GERECHTSHOF ‘s-HERTOGENBOSCH
Sector civiel recht
zaaknummer HD 200.080.284
arrest van 25 september 2012
in de zaak van
[de man],
wonende te [woonplaats],
appellant in het principaal appel,
geïntimeerde in het incidenteel appel,
advocaat: mr. G.L.H.M. Sliepenbeek-Sanders,
tegen:
[de vrouw],
wonende te [woonplaats],
geïntimeerde in het principaal appel,
appellante in het incidenteel appel,
advocaat: mr. J. Witvoet,
als vervolg op het door het hof gewezen tussenarrest van 1 maart 2011 in het hoger beroep van het door de rechtbank Breda onder nummer 185620/HA ZA 08-300 gewezen vonnis van 29 december 2010.
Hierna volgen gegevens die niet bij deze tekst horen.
template <int RT, int NPROD>
__global__ __launch_bounds__(512, 2) void conv_tile3w_kernel(Tile3P p, int ngroups, int tiles_y) {
  constexpr int TNT = 2, CT = 2, NWV = 8;
  constexpr int ROWS = RT + 1, UNITS = ROWS * 17 * 2, NB = (UNITS + 63) / 64;
  constexpr int PLW = (ROWS * 17 + 15) / 16 * 16;
  constexpr int A_SLOTS = 2 * TNT * 3 * 64;
  const int a_group = p.ncc * A_SLOTS;
  const int tid = threadIdx.x, lane = tid & 63, wave = tid >> 6;
  const int kk = lane >> 4, j = lane & 15;
  u32x4* const B = tile3r_lds + a_group + wave * (6 * PLW);
  const long in_frame = (long)p.h * p.w;
  const int tiles = p.frames * tiles_y * p.tiles_x;
  const long items = (long)tiles * ngroups;
  const int rank = xcd_tile3(blockIdx.x, gridDim.x);
  const int it0 = (int)(rank * items / gridDim.x), it1 = (int)((rank + 1) * items / gridDim.x);

  int b_lds[NB], b_hf[NB], b_tx[NB]; long b_tex[NB]; bool b_ok[NB], b_st[NB];
#pragma unroll
  for (int i = 0; i < NB; ++i) {
    const int u = lane + 64 * i;
    b_hf[i] = (u >> 3) & 1;
    b_tx[i] = (u >> 4) * 8 + (u & 7);
    b_st[i] = b_tx[i] < ROWS * 17;
    b_lds[i] = b_hf[i] * PLW + b_tx[i];
  }
  int nf = 0, nty0 = 0, ntx0 = 0;
  auto geom = [&](int t) {
    ntx0 = (t % p.tiles_x) * TW; t /= p.tiles_x;
    nty0 = (t % tiles_y) * RT;
    nf = t / tiles_y;
#pragma unroll
    for (int i = 0; i < NB; ++i) {
      const int gy = nty0 + b_tx[i] / 17, gx = ntx0 + b_tx[i] % 17;
      b_ok[i] = b_st[i] && gy < p.h && gx < p.w;
      b_tex[i] = (long)gy * p.w + gx;
    }
  };
  f32x4 rb[NB][2];
  auto load_b = [&](int cc, int frame) {
    const float* sp = p.src + (long)(nf * p.kobs + frame) * in_frame * p.ld + cc * 16;
#pragma unroll
    for (int n = 0; n < NB; ++n) {
      const float* q8 = sp + (b_ok[n] ? b_tex[n] : 0) * p.ld + 8 * b_hf[n];
      const f32x4 v0 = *reinterpret_cast<const f32x4*>(q8), v1 = *reinterpret_cast<const f32x4*>(q8 + 4);
      const f32x4 z = {0.f, 0.f, 0.f, 0.f};
      rb[n][0] = b_ok[n] ? v0 : z;
      rb[n][1] = b_ok[n] ? v1 : z;
    }
  };
  auto store_b = [&]() {
#pragma unroll
    for (int n = 0; n < NB; ++n) {
      if (!b_st[n]) continue;
      unsigned hi[4], mid[4], lo[4];
      split2(rb[n][0][0], rb[n][0][1], hi[0], mid[0], lo[0]);
      split2(rb[n][0][2], rb[n][0][3], hi[1], mid[1], lo[1]);
      split2(rb[n][1][0], rb[n][1][1], hi[2], mid[2], lo[2]);
      split2(rb[n][1][2], rb[n][1][3], hi[3], mid[3], lo[3]);
      u32x4* bb = B + b_lds[n];
      bb[0] = (u32x4){hi[0], hi[1], hi[2], hi[3]};
      bb[2 * PLW] = (u32x4){mid[0], mid[1], mid[2], mid[3]};
      bb[4 * PLW] = (u32x4){lo[0], lo[1], lo[2], lo[3]};
    }
  };
  auto wave_sync = [&]() {
    __builtin_amdgcn_fence(__ATOMIC_RELEASE, "wavefront");
    __builtin_amdgcn_wave_barrier();
    __builtin_amdgcn_fence(__ATOMIC_ACQUIRE, "wavefront");
  };

  int seg = it0;
  while (seg < it1) {
    const int g = seg / tiles;
    const int seg_end = min(it1, (g + 1) * tiles);
    {
      const u32x4* ap = reinterpret_cast<const u32x4*>(p.packed) + (long)g * a_group;
      for (int i = tid; i < a_group; i += 64 * NWV) tile3r_lds[i] = ap[i];
    }
    __syncthreads();
    int it = seg + wave;
    if (it < seg_end) {
      f32x4 acc[RT][CT], mean[RT][CT];
#pragma unroll
      for (int rt = 0; rt < RT; ++rt)
#pragma unroll
        for (int ct = 0; ct < CT; ++ct) acc[rt][ct] = mean[rt][ct] = (f32x4){0.f, 0.f, 0.f, 0.f};
      geom(it - g * tiles);
      load_b(0, 0);
      store_b();
      wave_sync();
      for (; it < seg_end; it += NWV) {
        const int f = nf, ty0 = nty0, tx0 = ntx0;
        const bool last_item = it + NWV >= seg_end;
        for (int i = 0; i < p.kobs; ++i) {
          for (int s = 0; s < p.ncc; ++s) {
            int ns = s + 1, ni = i;
            if (ns == p.ncc) { ns = 0; ++ni; }
            const bool item_end = ni == p.kobs;
            if (item_end) {
              ni = 0;
              if (!last_item) geom(it + NWV - g * tiles);
            }
            load_b(ns, ni);
            bf16x8 bt[3][ROWS];
#pragma unroll
            for (int r = 0; r < ROWS; ++r)
#pragma unroll
              for (int t = 0; t < 3; ++t)
                bt[t][r] = __builtin_bit_cast(bf16x8, B[t * 2 * PLW + (kk & 1) * PLW + r * 17 + j + (kk >> 1)]);
            wave_sync();
            const u32x4* A = tile3r_lds + s * A_SLOTS;
#pragma unroll
            for (int pl = 0; pl < 2; ++pl) {
              bf16x8 at[3][CT];
#pragma unroll
              for (int ct = 0; ct < CT; ++ct)
#pragma unroll
                for (int t = 0; t < 3; ++t) at[t][ct] = __builtin_bit_cast(bf16x8, A[((pl * TNT + ct) * 3 + t) * 64 + lane]);
              constexpr int ORDER9[9][2] = {{2, 2}, {2, 1}, {1, 2}, {2, 0}, {0, 2}, {1, 1}, {1, 0}, {0, 1}, {0, 0}};
#pragma unroll
              for (int pi = 9 - NPROD; pi < 9; ++pi)
#pragma unroll
                for (int rt = 0; rt < RT; ++rt)
#pragma unroll
                  for (int ct = 0; ct < CT; ++ct)
                    acc[rt][ct] = __builtin_amdgcn_mfma_f32_16x16x32_bf16(at[ORDER9[pi][0]][ct], bt[ORDER9[pi][1]][rt + pl], acc[rt][ct], 0, 0, 0);
            }
            if (!(item_end && last_item)) store_b();
            wave_sync();
            if (s == p.ncc - 1) {
#pragma unroll
              for (int ct = 0; ct < CT; ++ct) {
                const int oc = (g * TNT + ct) * 16 + 4 * kk;
                const f32x4 bv = *reinterpret_cast<const f32x4*>(p.bias + oc);
#pragma unroll
                for (int rt = 0; rt < RT; ++rt) {
                  const int gy = ty0 + rt, gx = tx0 + j;
                  f32x4 v = acc[rt][ct] + bv;
                  if (p.act) {
#pragma unroll
                    for (int c4 = 0; c4 < 4; ++c4) v[c4] = v[c4] > 0.f ? v[c4] : p.alpha * v[c4];
                  }
                  acc[rt][ct] = (f32x4){0.f, 0.f, 0.f, 0.f};
                  mean[rt][ct] += v;
                  if (gy < p.oh && gx < p.ow) {
                    const long ot = ((long)(f * p.kobs + i) * p.oh + gy) * p.ow + gx;
                    if (p.out) *reinterpret_cast<f32x4*>(p.out + ot * p.ldo + oc) = v;
                    if (p.mean_out && i == p.kobs - 1) {
                      const long mt = ((long)f * p.oh + gy) * p.ow + gx;
                      *reinterpret_cast<f32x4*>(p.mean_out + mt * p.ldm + oc) = mean[rt][ct] * (1.f / (float)p.kobs);
                    }
                  }
                  if (i == p.kobs - 1) mean[rt][ct] = (f32x4){0.f, 0.f, 0.f, 0.f};
                }
              }
            }
          }
        }
      }
    }
    seg = seg_end;
    if (seg < it1) __syncthreads();
  }
}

5 Het tussenarrest van 1 maart 2011

Bij genoemd arrest heeft het hof een comparitie gelast en is iedere verdere beslissing aangehouden.

6 Het verdere verloop van de procedure

6.1.
De comparitie heeft op 18 maart 2011 plaatsgevonden. Daarvan is proces-verbaal opgemaakt. Partijen zijn niet tot een regeling gekomen en de zaak is naar de rol verwezen voor memorie van grieven.
6.2.
Bij memorie van grieven heeft [de man] zes producties overgelegd, twee grieven aangevoerd en geconcludeerd zoals in het petitum van de memorie van grieven is verwoord.
6.3.
Bij memorie van antwoord heeft [de vrouw] twee producties overgelegd, de grieven bestreden, incidenteel appel ingesteld en daarin drie grieven aangevoerd en geconcludeerd zoals in het petitum van de memorie is verwoord.
6.4.
Bij memorie van antwoord in incidenteel appel heeft [de man], onder overlegging van eenentwintig producties, de grieven van [de vrouw] bestreden.
6.5.
[de vrouw] heeft een akte uitlating producties genomen en [de man] eveneens.
6.6.
Partijen hebben op 7 juni 2012 hun zaak door hun advocaten, telkens onder overlegging van een pleitnota, doen bepleiten.
6.7.
Partijen hebben daarna uitspraak gevraagd en hebben ermee ingestemd dat recht wordt gedaan op de door [de man] voorafgaand aan het pleidooi in kopie aan het hof toegezonden processtukken.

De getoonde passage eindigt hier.